Segundo R.M., o surgimento dos movimentos antifascistas no Brasil incentivou o surgimento de outras frentes em diferentes clubes da América Latina. “o Independiente Antifascista surgiu a partir de movimentos brasileiros. Tá começando a surgir agora o Boca Antifascista e muitos outros”. A articulação do movimento internacional ainda está sendo desenvolvida. Enquanto isso, as frentes brasileiras se preocupam com as perspectivas das eleições presidenciais no Brasil, disputadas por Fernando Haddad (PT) e Jair Bolsonaro (PSL). “O que vai acontecer é que a gente não vai abandonar essa luta, a gente vai criar estratégias e ir tentando achar brechas, mas a previsão é catastrófica”, acredita R.J..

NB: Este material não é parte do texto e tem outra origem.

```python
ConvPlan = namedtuple("ConvPlan", ("kernel", "layout", "lat_config", "wino6_kernel", "stagger_us"))
LevelPlan = namedtuple("LevelPlan", ("route", "normalize", "f_stride", "tail"))

_LAYOUTS = {
    "direct": (nops.pack_conv_weights, False, True),
    "wino16": (lambda k: nops.pack_conv_weights_winograd(k, chunk=16), False, True),
    "wino8": (lambda k: nops.pack_conv_weights_winograd(k, chunk=8), False, True),
    "small6": (nops.pack_conv_weights_small6, True, True),
    "lat": (nops.pack_conv_weights_lat, True, False),
    "lat_f16": (nops.pack_conv_weights_lat_f16, True, False),
    "wino6": (nops.pack_conv_weights_wino6, True, True),
    "winof16": (nops.pack_conv_weights_winof16, True, True),
    "hwio": (None, False, False),
}

_CONV_LAUNCH = {
    "lat": ("conv3x3_lat", lambda c, x, w, act, p: nops.conv3x3_lat(
        x, w, c.bias, c.out_channels, act, config=p.lat_config, stride=c.stride)),
    "lat_f16": ("conv3x3_lat_f16", lambda c, x, w, act, p: nops.conv3x3_lat_f16(
        x, w, c.bias, c.out_channels, act, config=p.lat_config)),
    "wino6": ("conv3x3_wino6_bias_act", lambda c, x, w, act, p: nops.conv3x3_wino6_bias_act(
        x, w[0], c.bias, c.out_channels, w[1], act, kernel=p.wino6_kernel, stagger_us=p.stagger_us,
        stagger_phases=_WINO6_STAGGER_PHASES, arith=conv_arith)),
    "wino": ("conv3x3_wino_bias_act", lambda c, x, w, act, p: nops.conv3x3_wino_bias_act(
        x, w[0], c.bias, c.out_channels, w[1], act)),
    "wino2": ("conv3x3_wino2_bias_act", lambda c, x, w, act, p: nops.conv3x3_wino2_bias_act(
        x, w[0], c.bias, c.out_channels, w[1], act)),
    "small6": ("conv3x3_small6_bias_act", lambda c, x, w, act, p: nops.conv3x3_small6_bias_act(
        x, w[0], c.bias, c.out_channels, w[1], act)),
    "small": ("conv3x3_small_bias_act", lambda c, x, w, act, p: nops.conv3x3_small_bias_act(
        x, w[0], c.bias, c.out_channels, w[1], act, stride=c.stride)),
    "direct": ("conv3x3_bias_act", lambda c, x, w, act, p: nops.conv3x3_bias_act(
        x, w[0], c.bias, c.out_channels, w[1], act, stride=c.stride, split_batch=c.splitk_batch())),
}


class DomainNormalization(torch.nn.Module):

    def __init__(self, regularizer_weight=0.0004):
        super().__init__()
        self.regularizer_weight = regularizer_weight
        self.scale = None
        self.bias = None

    def _build(self, channels, device):
        self.scale = torch.nn.Parameter(torch.ones(1, 1, 1, channels, device=device), requires_grad=False)
        self.bias = torch.nn.Parameter(torch.zeros(1, 1, 1, channels, device=device), requires_grad=False)

    def forward(self, f_map, slope=1.0):
        if self.scale is None:
            self._build(f_map.shape[-1], f_map.device)
        if not f_map.is_cuda:
            raise RuntimeError("m4depth_amd DomainNormalization runs on the GPU only (libm4depth_hip.so): got a CPU tensor; "
                               "there is no CPU fallback")
        if f_map.shape[-1] not in (16, 32):
            raise ValueError(f"DomainNormalization: the HIP kernel is instantiated for 16 and 32 channels, not {f_map.shape[-1]}")
        return nops.dinl_act(f_map, self.scale, self.bias, slope)


class FeaturePyramid(torch.nn.Module):

    def __init__(self, settings, regularizer_weight=0.0004, trainable=True):
        super().__init__()
        self.use_dinl = settings["ablation"].DINL
        self.out_sizes = ENCODER_CHANNELS[:settings["nbre_lvls"]]
        cin = [3] + self.out_sizes[:-1]
        self.conv_layers_s1 = torch.nn.ModuleList([_Conv3x3SameTF(n, 1, ci) for n, ci in zip(self.out_sizes, cin)])
        self.conv_layers_s2 = torch.nn.ModuleList([_Conv3x3SameTF(n, 2, n) for n in self.out_sizes])
        self.dn_layers = torch.nn.ModuleList([DomainNormalization(regularizer_weight) for _ in self.out_sizes])
        for conv in list(self.conv_layers_s1) + list(self.conv_layers_s2):
            conv.per_image_dispatch = True
            conv.small_maps_ok = True

    def set_sequence_batch(self, b):
        b = max(int(b), 1) if encoder_batch_dispatch else 1
        for conv in list(self.conv_layers_s1) + list(self.conv_layers_s2):
# ... 213 lines not shown
            return {"depth": depth_prev_l, "parallax": para_prev_l, "other": other_prev_l}

        ab, k, lvl = self.ablation, self.nbre_cuts, self.lvl_depth
        scale = float(2.0 ** self.lvl_mul)
        f_input = nops.RefinerInput.for_level(lvl, b, h, w, self.f_in, p.f_stride, (2 * self.dscv_range + 1) * k,
                                              ab.level_memory, ab.time_recurr, dev)
        para_prev_l = para_prev_t = None
        if p.route in ("dscv_sncv", "dscv+sncv"):
            para_prev_l, _, _, para_prev_t = _timed("pre", lvl, lambda: nops.level_pre(
                prev_l_est, as_f32(prev_t_depth, "prev_t_depth"), trans, camera, b, h, w, dev, f_input=f_input, log_scale=scale,
                normalize=norm_job))
        rot_t = as_f32(rot, "rot")
        tr = as_f32(trans, "trans").reshape(b, 3)
        cf = as_f32(camera["f"], "camera['f']").reshape(b, 2)
        cc = as_f32(camera["c"], "camera['c']").reshape(b, 2)
        if rot_t.dim() != 2 or rot_t.shape[1] not in (3, 4):
            raise ValueError('Rotation must be expressed as a small angle (x,y,z) or a quaternion (w,x,y,z)')
        motion = (rot_t, tr, cf, cc)
        prev_f = as_f32(prev_f_maps, "prev_f_maps")
        cv = (k, self.dscv_range, self.sncv_range, self.cv_accum, f_input, scale)
        timed_as, opening = {
            "front": ("front", lambda: nops.level_front(
                curr_f_maps, curr_f, prev_f, as_f32(prev_t_depth, "prev_t_depth"), prev_l_est, motion, *cv)),
            "front_small": ("dscv_sncv", lambda: nops.level_front(
                None, curr_f, prev_f, as_f32(prev_t_depth, "prev_t_depth"), prev_l_est, motion, *cv)),
            "dscv_sncv": ("dscv_sncv", lambda: nops.dscv_sncv(curr_f, prev_f, para_prev_t, para_prev_l, motion, *cv)),
            "dscv+sncv": ("dscv", lambda: dops._dscv_forward(
                curr_f, prev_f, para_prev_t, para_prev_l, *motion, self.dscv_range, k, self.cv_accum, False,
                into=f_input.dscv_into(scale))),
        }[p.route]
        _timed(timed_as, lvl, opening)
        if p.route == "dscv+sncv" and ab.SNCV:
            _timed("sncv", lvl, lambda: dops._sncv_forward(curr_f, curr_f, self.sncv_range, 1, k, into=f_input.sncv_into()))
        self.last_f_input = f_input.rows()
        self.last_cv_inputs = (curr_f, prev_f, para_prev_t, para_prev_l, rot_t, tr, cf, cc)
        self.last_front_inputs = (curr_f_maps, prev_l_est, prev_t_depth)
        if debug_tap is not None:
            debug_tap("encoder_map", lvl, curr_f_maps)
            debug_tap("f_input", lvl, self.last_f_input)
        close_kw = {"depth_state": None if self.is_training else self.depth_prev_t}
        if reset_mask is not None:
            close_kw.update(reset=reset_mask, reset_parallax=float(reset_parallax))
        camera_t = {"f": cf, "c": cc}
        if p.tail == "post":
            prev_out = self.disp_refiner(f_input.buf)
            para_curr_l, depth, other = _timed("post", lvl, lambda: nops.level_post(
                prev_out[0], rot_t, tr, camera_t, scale, **close_kw))
        else:
            convs = list(self.disp_refiner.prep_conv_layers) + list(self.disp_refiner.est_d_conv_layers)
            x = f_input.buf
            for ci, conv in enumerate(convs[:5]):
                x = conv(x, slope=0.1, final=(ci == 4))
                if debug_tap is not None:
                    debug_tap(f"refiner_conv{ci + 1}", lvl, x.dense() if isinstance(x, nops.PartialAct) else x)
            w6p, w7p = self._tail_weights(convs, p.tail == "tail6")
            tail_fn = {"tail6": nops.refiner_tail6, "tail": nops.refiner_tail}[p.tail]
            para_curr_l, depth, other = _timed("tail", lvl, lambda: tail_fn(
                x, w6p, convs[5].bias, w7p, convs[6].bias, rot_t, tr, camera_t, scale, **close_kw))
        if not self.is_training:
            self.prev_f_maps = curr_f
        return {"other": other, "depth": depth, "parallax": para_curr_l}


def anti_diagonals(frames, n_lvls):
    frames = list(frames)
    return [(frames[i], diag - i) for diag in range(len(frames) + n_lvls - 1)
            for i in range(max(0, diag - n_lvls + 1), min(len(frames), diag + 1))]


class DepthEstimatorPyramid(torch.nn.Module):

    def __init__(self, settings, regularizer_weight=0.0004, trainable=True):
        super().__init__()
        self.levels = torch.nn.ModuleList(
            [DepthEstimatorLevel(settings, i + 1, regularizer_weight=regularizer_weight)
             for i in range(settings["nbre_lvls"])])
        self.is_training = settings["is_training"]
        self.is_unsupervised = False

    def prenormalize(self, pyr, bsz):
        if self.is_training or pyr is None or not isinstance(pyr[0], torch.Tensor) or not pyr[0].is_cuda:
            return None
        jobs = self._prenormalized_levels(pyr, bsz)
        if not jobs:
            return None
        outs = _timed("norm", "levels", lambda: nops.normalize_levels([(pyr[lvl], self.levels[lvl].nbre_cuts) for lvl in jobs]))
        res = [None] * len(pyr)
        for lvl, o in zip(jobs, outs):
            res[lvl] = o
        return res

    def _prenormalized_levels(self, pyr, bsz):
        return [lvl for lvl, t in enumerate(pyr[:len(self.levels)])
                if t.dim() == 4 and self.levels[lvl].wants_prenormalized(bsz, t.shape[1], t.shape[2], t.shape[3])]

    @staticmethod
    def _frame_slice(npyr, j, bsz):
        return None if npyr is None else [None if t is None else t[j * bsz:(j + 1) * bsz] for t in npyr]

    def pipeline_streams_for(self, traj_samples, dev):
        n_streams = level_pipeline_streams if (dev.type == "cuda" and not self.is_training and len(traj_samples) > 1
                                               and not (kernel_timer is not None and getattr(kernel_timer, "enabled", True))) else 0
        if n_streams < 2:
            return 0
        frames = len(traj_samples)
        if frames <= n_streams:
            return frames
# ... 719 lines not shown
```

m4depth_amd/network_ops.py:

```python
from __future__ import annotations

import ctypes

import torch

from ._lib import lib, dptr, stream_ptr, check, as_f32
from .depth_operations import _CV_ACCUM


def normalize_cuts(x, nbre_cuts, out=None):
    x = as_f32(x, "x")
    b, h, w, C = x.shape
    if C % nbre_cuts != 0:
        raise ValueError(f"nbre_cuts={nbre_cuts} does not divide the {C} feature channels")
    if out is None:
        out = torch.empty_like(x)
    check(lib.m4d_normalize_cuts(dptr(x, "x"), b, h, w, C, int(nbre_cuts), dptr(out, "out"), stream_ptr()),
          "m4d_normalize_cuts")
    return out


def resize_bilinear_v1(x, out_h, out_w, mul=1.0):
    x = as_f32(x, "x")
    b, ih, iw, c = x.shape
# ... 841 lines not shown
    while wgs(mt, kw) > lat_max_workgroups and mt < 4 and fits(mt * 2, kw):
        mt *= 2
    return mt, kw, s_out


def conv3x3_lat(x, wp, bias, cout, slope=0.1, final=False, config=None, stride=1):
    if isinstance(x, PartialAct):
        xs, s_in, x_bias, x_slope = x.slabs, x.slabs.shape[0], x.bias, x.slope
        b, h, w, cin = x.shape
        slab = b * h * w * cin
    else:
        xs = as_f32(x, "x")
        s_in, x_bias, x_slope = 1, None, 1.0
        b, h, w, cin = xs.shape
        slab = 0
    mt, kw, s_out = config if config is not None else lat_config(b, h, w, cin, cout, final, stride)
    act = 1.0 if slope is None else float(slope)
    oh, ow = -(-h // stride), -(-w // stride)
    out = torch.empty((s_out, b, oh, ow, cout), dtype=torch.float32, device=xs.device)
    check(lib.m4d_conv3x3s_lat(dptr(xs, "x"), s_in, slab, dptr(x_bias, "x_bias"), float(x_slope), dptr(wp, "wp", torch.int16),
                               dptr(bias, "bias"), b, h, w, cin, int(cout), int(stride), act, mt, kw, s_out, dptr(out),
                               b * oh * ow * int(cout), stream_ptr()), "m4d_conv3x3s_lat")
    return out[0] if s_out == 1 else PartialAct(out, bias, act)


def conv3x3_lat_f16(x, wp, bias, cout, slope=0.1, final=False, config=None):
    if isinstance(x, PartialAct):
        xs, s_in, x_bias, x_slope = x.slabs, x.slabs.shape[0], x.bias, x.slope
        b, h, w, cin = x.shape
        slab = b * h * w * cin
    else:
        xs = as_f32(x, "x")
        s_in, x_bias, x_slope = 1, None, 1.0
        b, h, w, cin = xs.shape
        slab = 0
    mt, kw, s_out = config if config is not None else lat_config(b, h, w, cin, cout, final)
    act = 1.0 if slope is None else float(slope)
    out = torch.empty((s_out, b, h, w, cout), dtype=torch.float32, device=xs.device)
    check(lib.m4d_conv3x3_lat_f16(dptr(xs, "x"), s_in, slab, dptr(x_bias, "x_bias"), float(x_slope), dptr(wp, "wp", torch.int16),
                                  dptr(bias, "bias"), b, h, w, cin, int(cout), act, mt, kw, s_out, dptr(out),
                                  b * h * w * int(cout), stream_ptr()), "m4d_conv3x3_lat_f16")
    return out[0] if s_out == 1 else PartialAct(out, bias, act)


def conv3x3_small6_bias_act(x, wp6, bias, cout, cout_pad, slope=0.1):
    x = as_f32(x, "x")
    b, h, w, cin = x.shape
    out = torch.empty((b, h, w, cout), dtype=torch.float32, device=x.device)
    check(lib.m4d_conv3x3_small6_bias_act(dptr(x, "x"), dptr(wp6, "wp6", torch.int16), dptr(bias, "bias"), b, h, w, cin, int(cout),
                                          int(cout_pad), float(slope), dptr(out), stream_ptr()), "m4d_conv3x3_small6_bias_act")
    return out


def conv3x3_winof16_bias_act(x, wuh, bias, cout, cout_pad, slope=0.1, stagger_us=0, stagger_phases=16):
    x = as_f32(x, "x")
    b, h, w, cin = x.shape
    out = torch.empty((b, h, w, cout), dtype=torch.float32, device=x.device)
    check(lib.m4d_conv3x3_winof16_bias_act_ks(dptr(x, "x"), dptr(wuh, "wuh", torch.int16), dptr(bias, "bias"), b, h, w, cin,
                                              int(cout), int(cout_pad), float(slope), dptr(out), int(stagger_us),
                                              int(stagger_phases), stream_ptr()),
          "m4d_conv3x3_winof16_bias_act_ks")
    return out


def conv3x3_wino6_bias_act(x, wu6, bias, cout, cout_pad, slope=0.1, kernel=0, stagger_us=0, stagger_phases=16, arith="bf16x3"):
    if arith == "f16x2":
        return conv3x3_winof16_bias_act(x, wu6, bias, cout, cout_pad, slope, stagger_us=stagger_us, stagger_phases=stagger_phases)
    x = as_f32(x, "x")
    b, h, w, cin = x.shape
    out = torch.empty((b, h, w, cout), dtype=torch.float32, device=x.device)
    check(lib.m4d_conv3x3_wino6_bias_act_ks(dptr(x, "x"), dptr(wu6, "wu6", torch.int16), dptr(bias, "bias"), b, h, w, cin,
                                            int(cout), int(cout_pad), float(slope), dptr(out), int(kernel), int(stagger_us),
                                            int(stagger_phases), stream_ptr()),
          "m4d_conv3x3_wino6_bias_act_ks")
    return out


class FrameStack:

    def __init__(self, frames):
        if frames.dim() != 5 or frames.dtype != torch.float32 or not frames[0, 0].is_contiguous():
            raise ValueError("FrameStack: expected a float32 [b,T,H,W,3] view with dense frames")
        self.frames = frames

    @property
    def shape(self):
        bsz, t, h, w, c = self.frames.shape
        return (bsz * t, h, w, c)

    @property
    def is_cuda(self):
        return self.frames.is_cuda

    @property
    def device(self):
        return self.frames.device

    def dense(self):
        bsz, t, h, w, c = self.frames.shape
        return self.frames.transpose(0, 1).reshape(bsz * t, h, w, c)
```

Grêmio Antifascista durante a manifestação do ‘Ele Não’ em 29 de setembro. Foto: Grêmio Antifascista/Divulgação

O medo não vem do receio de repressões institucionais, e sim de movimentos paralelos e de pessoas independentes. “Não existe um departamento específico que vai nos caçar, existem pessoas que são encorajadas a lutar contra”, relata Marcelo. Em São Paulo, já é possível encontrar movimentos ‘anti-anti’: “existe a Antifascista e a Anti-Antifascista”. Marcelo vê o surgimento desses grupos como resposta ao crescimento da “esquerda” no futebol, que antes menosprezava a prática. “O futebol, durante muito tempo, não foi bem visto pela esquerda, da academia, então partidos políticos mais alinhados à direita sempre utilizaram a força do futebol para eleger os seus candidatos. A partir de algum momento, os partidos de esquerda começaram a olhar pro futebol de uma outra maneira, que é o que temos hoje. Assim, nós temos o crescimento dessas torcidas antifascistas”.

A perspectiva com as eleições presidenciais deste ano, para a Grêmio Antifascista, é de que “vai se tornar muito mais difícil, muito mais urgente ampliar esse grupo e esse movimento para que a gente possa, de algum modo, resistir”. R.J. acredita que ficará muito claro dentro dos estádios a perspectiva de higienização e de militarização do ambiente, fatores ligados à arenização dos estádios. “A gente conhece muito de perto essa violência da segurança e da polícia, muito ligadas à essa postura neoliberal de tornar o estádio um espaço branco de classe média-alta. A gente acha que isso vai se acirrar muito”.

Para a Inter Antifascista, é importante que se enfrente essa onda conservadora, sempre tomando os cuidados necessários. “Um ponto do fascismo que tá muito explícito hoje é o caráter amedrontador. Eles tentam intimidar de forma que a gente se sinta quase obrigado a não se identificar, mas o mais importante é a gente não ter medo”. A proposta é que as frentes sigam disputando narrativas dentro do ambiente futebolístico e materializando ainda mais suas pautas.

“Não é que futebol e política se misturam”, diz R.J. “O futebol, só por existir, já é político. Futebol e política não se misturam porque não são coisas separadas”.

*Os entrevistados optaram por não se identificar por questões de segurança.